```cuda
template <int MODE, int NH>
__global__ void __launch_bounds__(CH_THREADS, 1)
mlp_chain_kernel(const __grid_constant__ ChainMaps maps, const ChainParams p) {
  extern __shared__ uint8_t smem_dyn[];
  uint8_t* smem = reinterpret_cast<uint8_t*>((reinterpret_cast<uintptr_t>(smem_dyn) + 1023) & ~uintptr_t(1023));
  uint8_t* act = smem;
  uint8_t* ring = smem + CH_ACT;
  float* cs_s = reinterpret_cast<float*>(ring + CH_SLOTS * CH_SLOT);
  uint64_t* full_bar = reinterpret_cast<uint64_t*>(cs_s + CH_MAX_LAYERS * CH_W);
  uint64_t* empty_bar = full_bar + CH_SLOTS;

  const int warp = threadIdx.x >> 5;
  const int lane = threadIdx.x & 31;
  const int wg = threadIdx.x >> 7;

  if (threadIdx.x == 0) {
    bool any_stream = false;
    for (int j = 0; j < p.num_layers; ++j) {
      prefetch_tmap(&maps.w[j]);
      if (p.layer[j].store) prefetch_tmap(&maps.out[j]);
      any_stream |= p.layer[j].n_stream > 0;
    }
    if (any_stream) prefetch_tmap(&maps.stream);
    for (int i = 0; i < CH_SLOTS; ++i) { mbar_init(&full_bar[i], 1); mbar_init(&empty_bar[i], 8); }
    fence_barrier_init();
  }
  if (MODE == 1)
    for (int i = threadIdx.x; i < CH_MAX_LAYERS * CH_W; i += CH_THREADS) cs_s[i] = 0.f;
  __syncthreads();
  pdl_launch_dependents();
  pdl_wait();

  if (wg == 0) {
    setmaxnreg_dec<40>();
    if (threadIdx.x == 0) {
      uint32_t slot = 0, phase = 0;
      for (int64_t unit = blockIdx.x; unit < p.num_units; unit += gridDim.x) {
        const int row0 = (int)(unit * CH_ROWS);
        for (int j = 0; j < p.num_layers; ++j) {
          const ChainLayer& L = p.layer[j];
          for (int s = 0; s < L.n_res + L.n_stream; ++s) {
            const bool streamed = s >= L.n_res;
            const int si = s - L.n_res;
            mbar_wait(&empty_bar[slot], phase ^ 1, 1);
            mbar_expect_tx(&full_bar[slot], streamed ? CH_SLOT : CH_WBLK);
            uint8_t* sl = ring + slot * CH_SLOT;
            const int kb = streamed ? L.stream_kb0 + si : L.res_kb0 + s;
            tma_load_2d(sl, &maps.w[j], &full_bar[slot], kb * 64, 0);
            if (streamed) tma_load_2d(sl + CH_WBLK, &maps.stream, &full_bar[slot], L.stream_col0 + si * 64, row0);
            if (++slot == CH_SLOTS) { slot = 0; phase ^= 1; }
          }
        }
      }
    }
  } else {
    setmaxnreg_inc<232>();
    const int c = wg - 1;
    const int w = warp & 3;
    const int r_in = 64 * c + 16 * w + (lane >> 2);
    const int cq = 2 * (lane & 3);
    const uint32_t ring_s = smem_u32(ring), act_s = smem_u32(act);
    const bool lead = (threadIdx.x & 127) == 0;
    uint32_t slot = 0, phase = 0;
    float acc[CH_W / 2];
    for (int64_t unit = blockIdx.x; unit < p.num_units; unit += gridDim.x) {
      for (int j = 0; j < p.num_layers; ++j) {
        const ChainLayer& L = p.layer[j];
        const bool last = (j == p.num_layers - 1);
        const bool do_head = (MODE == 0) && last && p.head_w != nullptr;
        int prev = -1;
        fence_acc(acc);
        for (int s = 0; s < L.n_res + L.n_stream; ++s) {
          const bool streamed = s >= L.n_res;
          mbar_wait(&full_bar[slot], phase, 3);
          const uint32_t sl = ring_s + slot * CH_SLOT;
          const uint32_t a0 = (streamed ? sl + CH_WBLK : act_s + s * CH_KBLK) + c * (64 * 128);
          wgmma_fence();
#pragma unroll
          for (int k = 0; k < 64 / WGMMA_K; ++k)
            Wgmma<CH_W, 0, 0>::mma(acc, make_smem_desc(a0 + k * (WGMMA_K * 2), 0, 1024),
                                   make_smem_desc(sl + k * (WGMMA_K * 2), 0, 1024), (s > 0 || k > 0) ? 1u : 0u);
          wgmma_commit();
          wgmma_wait<1>();
          if (prev >= 0 && lane == 0) mbar_arrive(&empty_bar[prev]);
          prev = (int)slot;
          if (++slot == CH_SLOTS) { slot = 0; phase ^= 1; }
        }
        wgmma_wait<0>();
        fence_acc(acc);
        if (prev >= 0 && lane == 0) mbar_arrive(&empty_bar[prev]);

        if (lead) tma_store_wait_read<0>();
        named_bar_sync(1 + c, 128);
        int64_t rows[2];
        bool row_ok[2];
#pragma unroll
        for (int h = 0; h < 2; ++h) {
          rows[h] = unit * CH_ROWS + r_in + 8 * h;
          row_ok[h] = rows[h] < p.m;
        }
        uint32_t bits[2] = {0u, 0u};
        float hdot[NH][2];
#pragma unroll
        for (int o = 0; o < NH; ++o) hdot[o][0] = hdot[o][1] = 0.f;
#pragma unroll
        for (int i = 0; i < CH_W / 8; ++i) {
          const int col = 8 * i + cq;
          float v[2][2];
#pragma unroll
          for (int h = 0; h < 2; ++h) { v[h][0] = acc[4 * i + 2 * h]; v[h][1] = acc[4 * i + 2 * h + 1]; }
          uint32_t o[2];
          if (MODE == 0) {
            const float2 b = __ldg(reinterpret_cast<const float2*>(L.bias + col));
#pragma unroll
            for (int h = 0; h < 2; ++h) {
              v[h][0] += b.x;
              v[h][1] += b.y;
              bits[h] |= ((v[h][0] > 0.f ? 1u : 0u) | (v[h][1] > 0.f ? 2u : 0u)) << (col & 31);
              o[h] = pack_bf16_relu(v[h][0], v[h][1]);
            }
            if (do_head) {
#pragma unroll
              for (int oo = 0; oo < NH; ++oo) {
                const float2 hw = __ldg(reinterpret_cast<const float2*>(p.head_w + oo * CH_W + col));
#pragma unroll
                for (int h = 0; h < 2; ++h) hdot[oo][h] += bf16_lo(o[h]) * hw.x + bf16_hi(o[h]) * hw.y;
              }
            }
          } else {
#pragma unroll
            for (int h = 0; h < 2; ++h) {
              if (L.maskbits) {
                const uint32_t wd = row_ok[h] ? __ldg(L.maskbits + rows[h] * L.ldmaskbits + (col >> 5)) : 0u;
                if (!((wd >> (col & 31)) & 1u)) v[h][0] = 0.f;
                if (!((wd >> ((col + 1) & 31)) & 1u)) v[h][1] = 0.f;
              }
              o[h] = pack_bf16(v[h][0], v[h][1]);
            }
            if (L.colsum) {
              float s0 = v[0][0] + v[1][0], s1 = v[0][1] + v[1][1];
#pragma unroll
              for (int sh = 4; sh < 32; sh <<= 1) {
                s0 += __shfl_xor_sync(0xffffffffu, s0, sh);
                s1 += __shfl_xor_sync(0xffffffffu, s1, sh);
              }
              if (lane < 4) { atomicAdd(cs_s + j * CH_W + col, s0); atomicAdd(cs_s + j * CH_W + col + 1, s1); }
            }
          }
#pragma unroll
          for (int h = 0; h < 2; ++h) {
            const int r = r_in + 8 * h;
            st_shared_u32(act_s + (col >> 6) * CH_KBLK + r * 128 + ((((col & 63) >> 3) ^ (r & 7)) << 4) + (cq << 1), o[h]);
          }
          if (MODE == 0 && (i & 3) == 3) {
#pragma unroll
            for (int h = 0; h < 2; ++h) {
              bits[h] |= __shfl_xor_sync(0xffffffffu, bits[h], 1);
              bits[h] |= __shfl_xor_sync(0xffffffffu, bits[h], 2);
              if (L.maskbits && row_ok[h] && (lane & 3) == ((i >> 2) & 3))
                L.maskbits[rows[h] * L.ldmaskbits + (col >> 5)] = bits[h];
              bits[h] = 0u;
            }
          }
        }
        fence_proxy_async();
        named_bar_sync(1 + c, 128);
        if (lead && L.store) {
#pragma unroll
          for (int kb = 0; kb < 4; ++kb)
            tma_store_2d(&maps.out[j], act + kb * CH_KBLK + c * (64 * 128), kb * 64, (int)(unit * CH_ROWS) + 64 * c);
          tma_store_commit();
        }
        if (do_head) {
#pragma unroll
          for (int oo = 0; oo < NH; ++oo)
#pragma unroll
            for (int h = 0; h < 2; ++h) {
              hdot[oo][h] += __shfl_xor_sync(0xffffffffu, hdot[oo][h], 1);
              hdot[oo][h] += __shfl_xor_sync(0xffffffffu, hdot[oo][h], 2);
              if ((lane & 3) == 0 && row_ok[h])
                p.head_out[rows[h] * NH + oo] = hdot[oo][h] + (p.head_b ? __ldg(p.head_b + oo) : 0.f);
            }
        }
      }
    }
    if (lead) tma_store_wait_all();
    if (MODE == 1) {
      named_bar_sync(3, 256);
      for (int jj = 0; jj < p.num_layers; ++jj) {
        if (!p.layer[jj].colsum) continue;
        for (int i = threadIdx.x - 128; i < CH_W; i += 256) atomicAdd(p.layer[jj].colsum + i, cs_s[jj * CH_W + i]);
      }
    }
  }
}

}

extern "C" int mnrf_mlp_chain_max_layers(void) { return mnrf::CH_MAX_LAYERS; }

extern "C" int mnrf_mlp_chain(const mnrf_chain_desc* d, mnrf_stream stream_) {
  using namespace mnrf;
  cudaStream_t stream = (cudaStream_t)stream_;
  MNRF_CHECK(d, "mnrf_mlp_chain: null descriptor");
  if (d->m == 0) return 0;
  MNRF_CHECK(d->mode == MNRF_CHAIN_FWD || d->mode == MNRF_CHAIN_BWD, "mnrf_mlp_chain: bad mode %d", d->mode);
  MNRF_CHECK(d->num_layers >= 1 && d->num_layers <= CH_MAX_LAYERS, "mnrf_mlp_chain: 1..%d layers, got %d",
             CH_MAX_LAYERS, d->num_layers);
  MNRF_CHECK(d->width == CH_W, "mnrf_mlp_chain: layer width must be %d, got %d", CH_W, d->width);
  const int sms = mnrf_num_sms();
  ChainMaps maps;
  memset(&maps, 0, sizeof(maps));
  ChainParams p{};
  p.num_layers = d->num_layers;
  p.m = d->m;
  p.num_units = (d->m + CH_ROWS - 1) / CH_ROWS;
  bool any_stream = false;
  for (int j = 0; j < d->num_layers; ++j) {
    const mnrf_chain_layer& s = d->layer[j];
    ChainLayer& L = p.layer[j];
    MNRF_CHECK(s.n_res == 0 || s.n_res == CH_W / 64, "mnrf_mlp_chain: layer %d: n_res must be 0 or %d", j, CH_W / 64);
    MNRF_CHECK(s.n_stream >= 0 && (s.n_stream > 0 || s.n_res > 0), "mnrf_mlp_chain: layer %d has no operand", j);
    MNRF_CHECK(j > 0 || s.n_res == 0, "mnrf_mlp_chain: the first layer has no resident operand");
    MNRF_CHECK(s.w && ((uintptr_t)s.w % 16) == 0 && s.ldw % 8 == 0, "mnrf_mlp_chain: layer %d: weights must be 16-byte aligned", j);
    const int kblocks = std::max(s.n_stream > 0 ? s.stream_kb0 + s.n_stream : 0, s.n_res > 0 ? s.res_kb0 + s.n_res : 0);
    MNRF_CHECK(s.ldw >= (int64_t)kblocks * 64, "mnrf_mlp_chain: layer %d: weight pitch %lld < K %d", j, (long long)s.ldw, kblocks * 64);
    L.n_stream = s.n_stream; L.stream_col0 = s.stream_col0; L.stream_kb0 = s.stream_kb0;
    L.n_res = s.n_res; L.res_kb0 = s.res_kb0;
    L.store = s.out ? 1 : 0;
    L.bias = s.bias; L.maskbits = s.maskbits; L.ldmaskbits = s.ldmaskbits; L.colsum = s.colsum;
    if (s.bias) MNRF_CHECK(((uintptr_t)s.bias % 8) == 0, "mnrf_mlp_chain: layer %d: bias must be 8-byte aligned", j);
    if (s.maskbits)
      MNRF_CHECK(s.ldmaskbits >= CH_W / 32, "mnrf_mlp_chain: layer %d: maskbits rows must hold >= %d words", j, CH_W / 32);
    if (d->mode == MNRF_CHAIN_BWD) MNRF_CHECK(!s.bias, "mnrf_mlp_chain: bias is a forward input");
    else MNRF_CHECK(s.bias && !s.colsum, "mnrf_mlp_chain: layer %d: the forward chain takes a bias and no colsum", j);
    if (make_tmap(&maps.w[j], s.w, CH_W, (int64_t)kblocks * 64, s.ldw, 64, CH_W)) return 1;
    if (s.out) {
      MNRF_CHECK(((uintptr_t)s.out % 16) == 0 && s.ldo % 8 == 0 && s.ldo >= CH_W, "mnrf_mlp_chain: layer %d: output alignment", j);
      if (make_tmap(&maps.out[j], s.out, d->m, CH_W, s.ldo, 64, 64)) return 1;
    }
    any_stream |= s.n_stream > 0;
    if (s.n_stream > 0)
      MNRF_CHECK(s.stream_col0 % 64 == 0 && s.stream_col0 + s.n_stream * 64 <= d->stream_cols,
                 "mnrf_mlp_chain: layer %d: streamed columns [%d, %d) outside the stream tensor (%d columns)", j,
                 s.stream_col0, s.stream_col0 + s.n_stream * 64, d->stream_cols);
  }
  if (any_stream) {
    MNRF_CHECK(d->stream && ((uintptr_t)d->stream % 16) == 0 && d->ldstream % 8 == 0 && d->stream_cols % 64 == 0,
               "mnrf_mlp_chain: streamed operand must be 16-byte aligned with a multiple of 64 columns");
    if (make_tmap(&maps.stream, d->stream, d->m, d->stream_cols, d->ldstream, 64, CH_ROWS)) return 1;
  }
  p.head_w = d->head_w; p.head_b = d->head_b; p.head_out = d->head_out;
  const int head_n = d->head_n ? d->head_n : 1;
  if (d->head_w) MNRF_CHECK(d->mode == MNRF_CHAIN_FWD && d->head_out && ((uintptr_t)d->head_w % 16) == 0,
                            "mnrf_mlp_chain: the head is a forward output (16-byte aligned weights)");
  MNRF_CHECK(head_n == 1 || (head_n == 4 && d->head_w), "mnrf_mlp_chain: head_n must be 1 or 4, got %d", head_n);
  cudaLaunchConfig_t cfg = {};
  cfg.gridDim = dim3((unsigned)std::min<int64_t>(p.num_units, sms)); cfg.blockDim = dim3(CH_THREADS);
  cfg.dynamicSmemBytes = CH_SMEM; cfg.stream = stream;
  cudaLaunchAttribute attr[1];
  attr[0].id = cudaLaunchAttributeProgrammaticStreamSerialization;
  attr[0].val.programmaticStreamSerializationAllowed = 1;
  cfg.attrs = attr; cfg.numAttrs = pdl_enabled() ? 1 : 0;
  if (d->mode == MNRF_CHAIN_FWD && head_n == 4) {
    static bool set4 = false;
    auto kern = mlp_chain_kernel<0, 4>;
    if (!set4) { MNRF_CUDA(cudaFuncSetAttribute(kern, cudaFuncAttributeMaxDynamicSharedMemorySize, CH_SMEM)); set4 = true; }
    MNRF_CUDA(cudaLaunchKernelEx(&cfg, kern, maps, p));
  } else if (d->mode == MNRF_CHAIN_FWD) {
    static bool set0 = false;
    auto kern = mlp_chain_kernel<0, 1>;
    if (!set0) { MNRF_CUDA(cudaFuncSetAttribute(kern, cudaFuncAttributeMaxDynamicSharedMemorySize, CH_SMEM)); set0 = true; }
    MNRF_CUDA(cudaLaunchKernelEx(&cfg, kern, maps, p));
  } else {
    static bool set1 = false;
    auto kern = mlp_chain_kernel<1, 1>;
    if (!set1) { MNRF_CUDA(cudaFuncSetAttribute(kern, cudaFuncAttributeMaxDynamicSharedMemorySize, CH_SMEM)); set1 = true; }
    MNRF_CUDA(cudaLaunchKernelEx(&cfg, kern, maps, p));
  }
  MNRF_LAUNCH_CHECK();
  return 0;
}
```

● Task requirements: Please return each line of the listing above that contains "extern".

● Exercise response:
  extern __shared__ uint8_t smem_dyn[];
extern "C" int mnrf_mlp_chain_max_layers(void) { return mnrf::CH_MAX_LAYERS; }
extern "C" int mnrf_mlp_chain(const mnrf_chain_desc* d, mnrf_stream stream_) {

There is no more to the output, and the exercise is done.